Pedestal seat bases are primarily designed to be fastened to a plywood deck, and that's what I'd do. You can either deck your entire front deck with plywood or make a larger base out of plywood for the pedestal base to fasten to.

Option A:
For a clean flush installation I would cut a piece of 3/4" plywood the size of the front deck and fasten the pedestal base to the plywood with stainless steel 1/4-20 bolts and T-nuts:



If you use 3/4" plywood with a 1/4" thick pedestal base a 1" long bolt should come out flush with the bottom of the decking, if the bolts protrude below the decking you can mark them and cut them off.

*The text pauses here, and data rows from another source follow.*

@dataclass
class Stats:
    n_docs: int
# ... 345 lines not shown
            self.n_segs = 1
            _check(_lib.fg_plan_create(index.handle, C.byref(qb), k, C.byref(h)))
        self.n_batch = qb.n_queries
        self.n_queries = qb.n_queries * self.n_segs
        self._h = h
        self.index = index

    def info(self) -> PlanInfo:
        i = PlanInfo()
        _check(_lib.fg_plan_info_get(self._h, C.byref(i)))
        return i

    def execute(self, stream: int | None = None, out_score: int | None = None, out_doc: int | None = None,
                out_n: int | None = None):
        _check(_lib.fg_plan_execute(self._h, stream, out_score, out_doc, out_n))

    def execute_merged(self, stream: int | None, out_score: int, out_doc: int, out_shard: int, out_n: int):
        _check(_lib.fg_plan_execute_merged(self._h, stream, out_score, out_doc, out_shard, out_n))

    def execute_part(self, stream: int | None, frm: float, to: float, out_score: int | None = None,
                     out_doc: int | None = None, out_shard: int | None = None, out_n: int | None = None):
        _check(_lib.fg_plan_execute_part(self._h, stream, frm, to, out_score, out_doc, out_shard, out_n))

    def hist_span(self):
        lo = np.zeros(self.n_batch, np.uint32)
        hi = np.zeros(self.n_batch, np.uint32)
        _check(_lib.fg_plan_hist_span(self._h, _ptr(lo, _u32p), _ptr(hi, _u32p)))
        return lo, hi

    def set_hist_span(self, lo, hi):
        lo = np.ascontiguousarray(lo, np.uint32)
        hi = np.ascontiguousarray(hi, np.uint32)
        if lo.shape != (self.n_batch,) or hi.shape != (self.n_batch,):
            raise ValueError(f"spans of {lo.shape} / {hi.shape}, expected ({self.n_batch},)")
        _check(_lib.fg_plan_set_hist_span(self._h, _ptr(lo, _u32p), _ptr(hi, _u32p)))

    def hist_copy(self, stream: int | None, d_buf: int, into_plan: bool):
        _check(_lib.fg_plan_hist_copy(self._h, stream, d_buf, 1 if into_plan else 0))

    def set_peers(self, peers):
        hs = (_p * max(len(peers), 1))(*[x._h for x in peers])
        self._peers = list(peers)
        _check(_lib.fg_plan_set_peers(self._h, hs, len(peers)))

    def ipc_export(self) -> bytes:
        x = PlanIpc()
        _check(_lib.fg_plan_ipc_export(self._h, C.byref(x)))
        return bytes(x)

    def set_ipc_peers(self, blobs):
        arr = (PlanIpc * max(len(blobs), 1))()
        for i, b in enumerate(blobs):
            if len(b) != C.sizeof(PlanIpc):
                raise ValueError(f"peer {i}: {len(b)} bytes, expected {C.sizeof(PlanIpc)}")
            C.memmove(C.byref(arr, i * C.sizeof(PlanIpc)), b, len(b))
        _check(_lib.fg_plan_set_ipc_peers(self._h, arr, len(blobs)))

    def reset(self, stream: int | None = None):
        _check(_lib.fg_plan_reset(self._h, stream))

    def results(self):
        nq, k = self.n_queries, self.k
        score = np.zeros(nq * k, np.float32)
        doc = np.zeros(nq * k, np.uint32)
        n = np.zeros(nq, np.uint32)
        _check(_lib.fg_plan_results(self._h, _ptr(score, _f32p), _ptr(doc, _u32p), _ptr(n, _u32p)))
        return score.reshape(nq, k), doc.reshape(nq, k), n

    def profile(self, enable: bool = True):
        _check(_lib.fg_plan_profile(self._h, 1 if enable else 0))

    def kernel_ms(self):
        ms = np.zeros(2, np.float64)
        n = C.c_uint32(0)
        _check(_lib.fg_plan_kernel_ms(self._h, _ptr(ms, _f64p), C.byref(n)))
        return ms, n.value

    def seed_thresholds(self, score):
        s = np.ascontiguousarray(score, np.float32)
        if s.shape != (self.n_batch,):
            raise ValueError(f"scores of {s.shape}, expected ({self.n_batch},)")
        _check(_lib.fg_plan_seed_thr0(self._h, _ptr(s, _f32p), self.n_batch))

    def candidate_counts(self):
        cnt = np.zeros(self.n_queries, np.uint32)
        _check(_lib.fg_plan_diag(self._h, None, 0, _ptr(cnt, _u32p)))
        return cnt

    def diag(self):
        info = self.info()
        n = DIAG_PER_WG * (info.total_chunks + self.n_queries)
        out = np.zeros(n, np.uint64)
        _check(_lib.fg_plan_diag(self._h, _ptr(out, _u64p), n, None))
        w = out.reshape(-1, DIAG_PER_WG)
        return w[: info.total_chunks], w[info.total_chunks:]

    def close(self):
        if self._h:
            _lib.fg_plan_destroy(self._h)
            self._h = None

    def __del__(self):
        try:
            self.close()
        except Exception:
            pass


def kth_floor_combine(ladders) -> np.ndarray:
    ls = [np.ascontiguousarray(x, np.float32) for x in ladders]
    if not ls:
        raise ValueError("no ladders")
    V = ls[0].shape[0]
    for x in ls:
        if x.shape != (V, len(LADDER_KS)):
            raise ValueError(f"ladder shape {x.shape}, expected ({V}, {len(LADDER_KS)})")
    arr = (_f32p * len(ls))(*[_ptr(x, _f32p) for x in ls])
    out = np.zeros((V, len(KTH_KS)), np.float32)
    _check(_lib.fg_kth_floor_combine(len(ls), V, arr, _ptr(out, _f32p)))
    return out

After you get the ped base installed on the plywood, remove it and lay the decking in the boat and mark and cut the hole for the center pin in the aluminum decking. Secure the plywood decking in the boat with rivets or screws preferably through your deck framing members and reinstall the pedestal base.

Option B:
This uses a smaller piece of plywood, a 16"x16" or maybe even a 12"x12" piece (the bigger the better though). Secure the pedestal base to the plywood and the plywood to the deck in the same manner described above. The larger plywood base will distribute the weight and forces of someone sitting in the seat over a larger area and you'll be able to secure the plywood to the boat with more than just 6 fasteners, I suggest fasteners installed around the perimeter on at least 3" centers or closer.

Of course you'll want to seal and protect your plywood with either installation, I suggest using a non-slip paint the same color as your boat.

If you choose option B you'll want to bevel the edges of your plywood on a 45 degree angle.


----------



## muskiemike12 (Mar 4, 2014)

What I would do is get a 18" length of 1/4" x 2" flat stock aluminum. Use a hole saw to cut the hole for the pin base. Put your base on the deck where you want it and trace the 6 holes in the base onto your deck. Drill these out with a 7/32 bit. You will also drill out four, 2 on each side 1/8 holes. You will want to also counter sink the 1/8 holes. Placement of these holes is not critical, as these will be used to hold the flat stock in place. 

You are going to use the flat stock as a backing plate. You will need to cut the flat stock into two 9" pieces. Take the flat stock and hold it up under the holes, on the bottom side of the deck, and trace the holes onto the flat stock. Make sure you remember the orientation of the flat stock when you go to reassemble. Drill those holes out again with a 7/32 and 1/8 bit. Reinsert the flat stock on the bottom side of the deck and align the holes back up, hold in place with four 1/2 x #8 self tapping screws, this will be to hold the backing plate in place.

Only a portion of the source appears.